Jesús es el Hijo amado y el Ungido de Dios.  Su bautismo lo autentica como tal.  Y bautizará Jesús con Espíritu y fuego a todo aquel que crea en él.

Orando recibe Jesús el bautismo de conversión predicado por Juan.  Así se nos revela una vez más que se une él a nosotros seres humanos pecaminosos.  Pero al mismo tiempo queda manifestado también como el Hijo amado de Dios y el Siervo en quien Dios se complace.  Él es quien posee plenamente al Espíritu Santo y su fuerza.  Dios y hombre a la vez, Jesús es quien hace posible que haya unión íntima entre Dios y los hombres.

Además, quienes reciben el bautismo con Espíritu Santo y beben del fuego espiritual forman un solo cuerpo (1 Cor 12, 13).  Y no importa que sean de la raza, lengua, pueblo o nación que sea.  Pues Dios no hace acepción de personas, sino que acepta al que queda asombrado ante él y practica la justicia.

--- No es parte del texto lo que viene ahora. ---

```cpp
int fold_partials(const VlmoColJob& job, VlmoColJob* fold, hipStream_t stream) {
    if (fold) {
        *fold = job;
        return 0;
    }
    int slices = job.rows >= 64 ? 8 : 1;
    const int rps = (job.rows + slices - 1) / slices;
    slices = (job.rows + rps - 1) / rps;
    hipLaunchKernelGGL(reduce_partials_kernel, dim3((job.ncols + 63) / 64, slices), dim3(64, 4), 0, stream,
                       (const float*)job.src, job.rows, job.ncols, job.out[0], job.n0, job.out[1], rps, job.out[2], job.out[3]);
    VLMO_CHECK_LAUNCH("fold_partials");
    return 0;
}

extern "C" int64_t vlmo_reduce_ws_bytes(int ncols) { return reduce_ws_need(ncols); }

namespace {

// ... 145 lines not shown

extern "C" int vlmo_embed_img_finish(const void* proj, const float* cls_tok, const float* mask_tok, const float* pos,
                                     const float* type_row, const uint8_t* masked_pos, float* x, int B, int npatch,
                                     int d, uint32_t drop_thresh, float inv_keep, uint64_t seed, hipStream_t stream) {
    VLMO_CHECK_ARG(proj && cls_tok && mask_tok && pos && type_row && x, "vlmo_embed_img_finish: null pointer");
    VLMO_CHECK_ARG(B > 0 && npatch > 0 && d % 4 == 0 && d <= 4096, "vlmo_embed_img_finish: bad shape");
    hipLaunchKernelGGL(embed_img_finish_kernel, dim3(npatch + 1, B), dim3(d / 4), 0, stream, (const bf16*)proj, cls_tok,
                       mask_tok, pos, type_row, masked_pos, x, npatch, d, drop_thresh, inv_keep, seed);
    VLMO_CHECK_LAUNCH("vlmo_embed_img_finish");
    return 0;
}

extern "C" int vlmo_embed_img_bwd(const float* dx, const uint8_t* masked_pos, void* dproj, float* dcls, float* dmask,
                                  float* dpos, float* dtype_row, int B, int npatch, int d, uint32_t drop_thresh,
                                  float inv_keep, uint64_t seed, hipStream_t stream) {
    VLMO_CHECK_ARG(dx && dproj, "vlmo_embed_img_bwd: null pointer");
    VLMO_CHECK_ARG(B > 0 && npatch > 0 && d % 4 == 0 && d <= 4096, "vlmo_embed_img_bwd: bad shape");
    hipLaunchKernelGGL(embed_img_bwd_kernel, dim3(npatch + 1), dim3(d / 4), 0, stream, dx, masked_pos, (bf16*)dproj,
                       dcls, dmask, dpos, dtype_row, B, npatch, d, drop_thresh, inv_keep, seed);
    VLMO_CHECK_LAUNCH("vlmo_embed_img_bwd");
    return 0;
}

extern "C" int vlmo_embed_txt_fwd(const int64_t* ids, const float* word, const float* pos, const float* btype0,
                                  const float* ln_w, const float* ln_b, const float* type0, float* x, float* xhat,
                                  float* rstd, int B, int T, int d, float eps, uint32_t drop_thresh, float inv_keep,
                                  uint64_t seed, hipStream_t stream) {
    VLMO_CHECK_ARG(ids && word && pos && btype0 && ln_w && ln_b && type0 && x, "vlmo_embed_txt_fwd: null pointer");
    VLMO_CHECK_ARG(B > 0 && T > 0 && d % 4 == 0 && d <= 1024, "vlmo_embed_txt_fwd: bad shape");
    const int ntok = B * T;
    const int grid = (ntok + 3) / 4 < 8192 ? (ntok + 3) / 4 : 8192;
    dispatch_vpl(d, [&](auto V) {
        hipLaunchKernelGGL(embed_txt_fwd_kernel<decltype(V)::value>, dim3(grid), dim3(256), 0, stream, ids, word, pos, btype0,
                           ln_w, ln_b, type0, x, xhat, rstd, ntok, T, d, eps, drop_thresh, inv_keep, seed);
    });
    VLMO_CHECK_LAUNCH("vlmo_embed_txt_fwd");
    return 0;
}

extern "C" int vlmo_embed_txt_bwd(const float* dx, const int64_t* ids, const float* xhat, const float* rstd,
                                  const float* ln_w, float* dword, float* dpos, float* dbtype0, float* dln_w,
                                  float* dln_b, float* dtype0, int B, int T, int d, uint32_t drop_thresh,
                                  float inv_keep, uint64_t seed, hipStream_t stream) {
    VLMO_CHECK_ARG(dx && ids && xhat && rstd && ln_w, "vlmo_embed_txt_bwd: null pointer");
    VLMO_CHECK_ARG(B > 0 && T > 0 && d % 4 == 0 && d <= 1024, "vlmo_embed_txt_bwd: bad shape");
    const int ntok = B * T;
// ... 30 lines not shown
    if (B <= 0 || maxlen <= 0 || d <= 0) return 0;
    const int rpb = embed_txt_rows_rpb(B);
    return (int64_t)maxlen * ((B + rpb - 1) / rpb) * 4 * d * (int64_t)sizeof(float);
}

extern "C" int vlmo_embed_txt_rows_bwd(const float* dx, const int64_t* ids, const int32_t* off, const float* xhat,
                                       const float* rstd, const float* ln_w, float* dword, float* dpos, float* dbtype0,
                                       float* dln_w, float* dln_b, float* dtype0, float* ws, int64_t ws_bytes, int B, int T,
                                       int maxlen, int d, uint32_t drop_thresh, float inv_keep, uint64_t seed,
                                       hipStream_t stream) {
    VLMO_CHECK_ARG(dx && ids && off && xhat && rstd && ln_w && ws, "vlmo_embed_txt_rows_bwd: null pointer");
    VLMO_CHECK_ARG(B > 0 && T > 0 && maxlen > 0 && maxlen <= T && d % 4 == 0 && d > 0 && d <= 1024,
                   "vlmo_embed_txt_rows_bwd: bad shape B=%d T=%d maxlen=%d d=%d", B, T, maxlen, d);
    VLMO_CHECK_ARG(ws_bytes >= vlmo_embed_txt_rows_ws_bytes(B, maxlen, d),
                   "vlmo_embed_txt_rows_bwd: workspace too small (need %lld bytes)",
                   (long long)vlmo_embed_txt_rows_ws_bytes(B, maxlen, d));
    const int rpb = embed_txt_rows_rpb(B);
    const int grid = maxlen * ((B + rpb - 1) / rpb);
    dispatch_vpl(d, [&](auto V) {
        hipLaunchKernelGGL(embed_txt_rows_bwd_kernel<decltype(V)::value>, dim3(grid), dim3(256), 0, stream, dx, ids, off, xhat,
                           rstd, ln_w, dword, ws, B, T, maxlen, d, rpb, drop_thresh, inv_keep, seed);
    });
    VLMO_CHECK_LAUNCH("vlmo_embed_txt_rows_bwd");
    hipLaunchKernelGGL(embed_txt_fold_kernel, dim3((d + 63) / 64, 1 + maxlen), dim3(64, 4), 0, stream, (const float*)ws, grid,
                       maxlen, d, dln_w, dln_b, dtype0, dbtype0, dpos);
    VLMO_CHECK_LAUNCH("vlmo_embed_txt_rows_bwd");
    return 0;
}
```

### exploremultimodal_amd/engine.py

```python
import ctypes
import functools
import os as _os
import sys
from collections import namedtuple

import torch

from . import hip

LN_EPS = 1e-12
GRAD_SINK = None
_ov = _os.environ.get('VLMO_OVERLAP_WGRAD')
OVERLAP_WGRAD = None if _ov is None else _ov != '0'
ONE_STREAM_ROWS = 12288


def _use_side_stream(sink, rows):
    if OVERLAP_WGRAD is not None:
        return OVERLAP_WGRAD
    return sink is not None or rows < ONE_STREAM_ROWS


DEFAULT_TILE = -1

# ... 51 lines not shown

def _seg(a0, la, b0, lb, device):
    return torch.stack([a0, la, b0, lb], 1).to(device=device, dtype=torch.int32).contiguous()


class _PlanStatic:
    _cache = {}

    @classmethod
    def get(cls, B, T, P, device):
        key = (B, T, P, str(device))
        st = cls._cache.get(key)
        if st is None:
            st = cls(B, T, P, device)
            cls._cache[key] = st
        return st

    def __init__(self, B, T, P, device):
        nt = B * T
        ar = torch.arange(B, dtype=torch.int32)
        z = torch.zeros(B, dtype=torch.int32)
        tl, pl = torch.full((B,), T, dtype=torch.int32), torch.full((B,), P, dtype=torch.int32)
        self.seg_txt = _seg(ar * T, tl, z, z, device) if T else None
        self.seg_img = _seg(nt + ar * P, pl, z, z, device) if P else None
        self.seg_vl = _seg(ar * T, tl, nt + ar * P, pl, device) if (T and P) else None
        self.seg_sep = torch.cat([self.seg_img, self.seg_txt]).contiguous() if (T and P) else None
        N = T + P
        rm_t = (torch.arange(B).view(B, 1) * N + torch.arange(T).view(1, T)).reshape(-1)
        rm_i = (torch.arange(B).view(B, 1) * N + T + torch.arange(P).view(1, P)).reshape(-1)
        self.rowmap = torch.cat([rm_t, rm_i]).to(torch.int32).to(device)
        self.row_group = torch.cat([torch.arange(B).repeat_interleave(T),
                                    B + torch.arange(B).repeat_interleave(P)]).to(torch.int32).to(device)


def check_txt_lens(txt_lens, B, T):
    if torch.is_tensor(txt_lens):
        if txt_lens.device.type != 'cpu':
            raise ValueError('txt_lens must live on the host (python ints or a CPU tensor): reading a device tensor '
                             'would stall the pass (objectives.attach_text_lens builds it from the host batch)')
        if txt_lens.dim() != 1 or txt_lens.dtype.is_floating_point or txt_lens.dtype in (torch.bool, torch.complex64,
                                                                                          torch.complex128):
            raise ValueError(f'txt_lens must be a 1-D integer tensor, got {txt_lens.dtype} {tuple(txt_lens.shape)}')
        txt_lens = txt_lens.tolist()
    try:
        lens = tuple(txt_lens)
    except TypeError:
# ... 49 lines not shown
        self.seg_sep = torch.cat([self.seg_img, self.seg_txt]).contiguous() if P else None
        rb = torch.repeat_interleave(torch.arange(B, device=dev), ln.long(), output_size=nt)
        tt = torch.arange(nt, device=dev) - row0.long()[rb]
        self.src = (rb * T + tt).to(i32)
        N = T + P
        bi = torch.arange(B, device=dev).repeat_interleave(P)
        rm_i = bi * N + T + torch.arange(P, device=dev).repeat(B)
        self.rowmap = torch.cat([rb * N + tt, rm_i]).to(i32)
        self.row_group = torch.cat([rb, B + bi]).to(i32)


class Plan:

    def __init__(self, B, T, P, device, txt_mask=None, img_mask=None, txt_lens=None, txt_off=None):
        self.B, self.T, self.P = B, T, P
        self.device = device
        self.txt_lens = txt_lens
        if txt_lens is not None:
            assert T > 0
            st = _PlanRagged.get(B, T, P, device, txt_lens, txt_off)
            self.nt, self.maxT, self.txt_src, self.txt_off = st.nt, st.maxT, st.src, st.off
        else:
            st = _PlanStatic.get(B, T, P, device)
            self.nt, self.maxT = B * T, T
        self.ni = B * P
        self.M = self.nt + self.ni
        self.seg_txt, self.seg_img, self.seg_vl, self.seg_sep = st.seg_txt, st.seg_img, st.seg_vl, st.seg_sep
        self.rowmap, self.row_group = st.rowmap, st.row_group
        self.keymask = None
        if txt_mask is not None or img_mask is not None:
            txt, img = (m.reshape(-1).to(torch.int32) if n and m is not None else torch.ones(n, dtype=torch.int32, device=device)
                        for n, m in ((B * T, txt_mask), (self.ni, img_mask)))
            self.keymask = torch.cat([txt if txt_lens is None else txt[st.src.long()], img]).contiguous()

    def attn_launches(self, fused):
        if fused and self.seg_vl is not None:
            return [(self.seg_vl, self.B, self.maxT + self.P)]
        if self.seg_sep is not None:
            return [(self.seg_sep, 2 * self.B, max(self.maxT, self.P))]
        out = []
        if self.seg_txt is not None:
            out.append((self.seg_txt, self.B, self.maxT))
        if self.seg_img is not None:
            out.append((self.seg_img, self.B, self.P))
        return out


# ... 684 lines not shown
        pl, d, dev = meta['plan'], meta['d'], meta['device']
        B, T, P = pl.B, pl.T, pl.P
        drop, seed = meta['drop'], meta['seed']
        dx = dx.contiguous()
        g = [None] * 11
        npatch = P - 1 if P else 0
        shapes = [tuple(type_emb.shape)]
        if T:
            shapes += [tuple(word.shape), (meta['tpos_rows'], d), (2, d), (d,), (d,)]
        if P:
            shapes += [(d,), (d,), (P, d), (d, saved['img'].shape[1]), (d,)]
        sizes = [int(torch.Size(sh).numel()) for sh in shapes]
        flat = torch.zeros(sum(sizes), dtype=torch.float32, device=dev)
        views, o = [], 0
        for sh, n in zip(shapes, sizes):
            views.append(flat[o:o + n].view(sh))
            o += n
        dtype_emb = views[0]
        k = 1
        if T:
            xhat, rstd = saved['txt']
            dword, dtpos_full, dbtype, dlnw, dlnb = views[k:k + 5]
            k += 5
            if pl.txt_lens is None:
                hip.embed_txt_bwd(dx[:pl.nt], meta['ids'], xhat, rstd, ln_w, dword, dtpos_full[:T], dbtype[0], dlnw, dlnb,
                                  dtype_emb[0], B, T, d, drop=drop, seed=seed + 1)
            else:
                hip.embed_txt_rows_bwd(dx[:pl.nt], meta['ids'], pl.txt_off, xhat, rstd, ln_w, dword, dtpos_full[:T],
                                       dbtype[0], dlnw, dlnb, dtype_emb[0], B, T, pl.maxT, d, drop=drop, seed=seed + 1)
            g[6], g[7], g[8], g[9], g[10] = dword, dtpos_full, dbtype, dlnw, dlnb
        if P:
            patches = saved['img']
            dproj = torch.empty((B * npatch, d), dtype=torch.bfloat16, device=dev)
            dcls, dmask, dpos, dpw, dpb = views[k:k + 5]
            hip.embed_img_bwd(dx[pl.nt:], meta['masked'], dproj, dcls, dmask, dpos, dtype_emb[meta['img_type']],
                              B, npatch, d, drop=drop, seed=seed + 2)
            hip.gemm_tn(dproj, patches, dpw, B * npatch, d, patches.shape[1])
            hip.colsum(dproj, dpb, B * npatch, d)
            g[0], g[1] = dpw.view_as(patch_w), dpb
            g[2], g[4] = dcls, dpos
            g[3] = dmask if meta['masked'] is not None else None
        g[5] = dtype_emb
        return (None, *g)
```

### exploremultimodal_amd/hip.py

```python
import ctypes
import os

import numpy as np
import torch

_HERE = os.path.dirname(os.path.abspath(__file__))
LIB_PATH = os.environ.get('VLMO_HIP_LIB') or os.path.join(_HERE, 'lib', 'libvlmo_hip.so')

BF16, F16, F32 = 0, 1, 2
EPI_BIAS, EPI_BIAS_GELU, EPI_RESID, EPI_DGELU, EPI_F32, EPI_DUAL, EPI_ARGMAX, EPI_CE, EPI_CE_BWD = 0, 1, 2, 3, 4, 5, 6, 7, 8

_vp, _i32, _u32, _u64, _f32, _i64 = (ctypes.c_void_p, ctypes.c_int32, ctypes.c_uint32,
                                     ctypes.c_uint64, ctypes.c_float, ctypes.c_int64)


class Epilogue(ctypes.Structure):
    _fields_ = [('out', _vp), ('out2', _vp), ('bias', _vp), ('gamma', _vp),
                ('resid', _vp), ('row_scale', _vp), ('row_index', _vp), ('aux', _vp),
                ('ldo', _i32), ('ld2', _i32), ('relu', _i32),
                ('drop_thresh', _u32), ('inv_keep', _f32), ('beta', _f32),
                ('seed', _u64), ('colpart', _vp)]
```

Y el bautismo de Jesús le hace tomar mayor conciencia de la unión entre él y Dios, por una parte, y entre él y los hombres, por otra parte.  A tal conciencia nos debe llevar asimismo nuestro bautismo, de modo que logremos tener la convicción de Etty Hillesum.  Es decir, ha de ser nuestra su creencia «de que la humanidad forma una cadena cuyos anillos han sido soldados unos con otros».  Tenemos que decir lo que ella:

Tengo el deber de vivir de la mejor manera y con la máxima convicción, hasta el último aliento.  Entonces, mi sucesor no tendrá que volver a comenzar desde el principio y con tantos esfuerzos.

Debemos dar a conocer, sí, la verdad de que nacemos todos «en deuda» con otros y estamos destinados a vivir «a favor» de otros.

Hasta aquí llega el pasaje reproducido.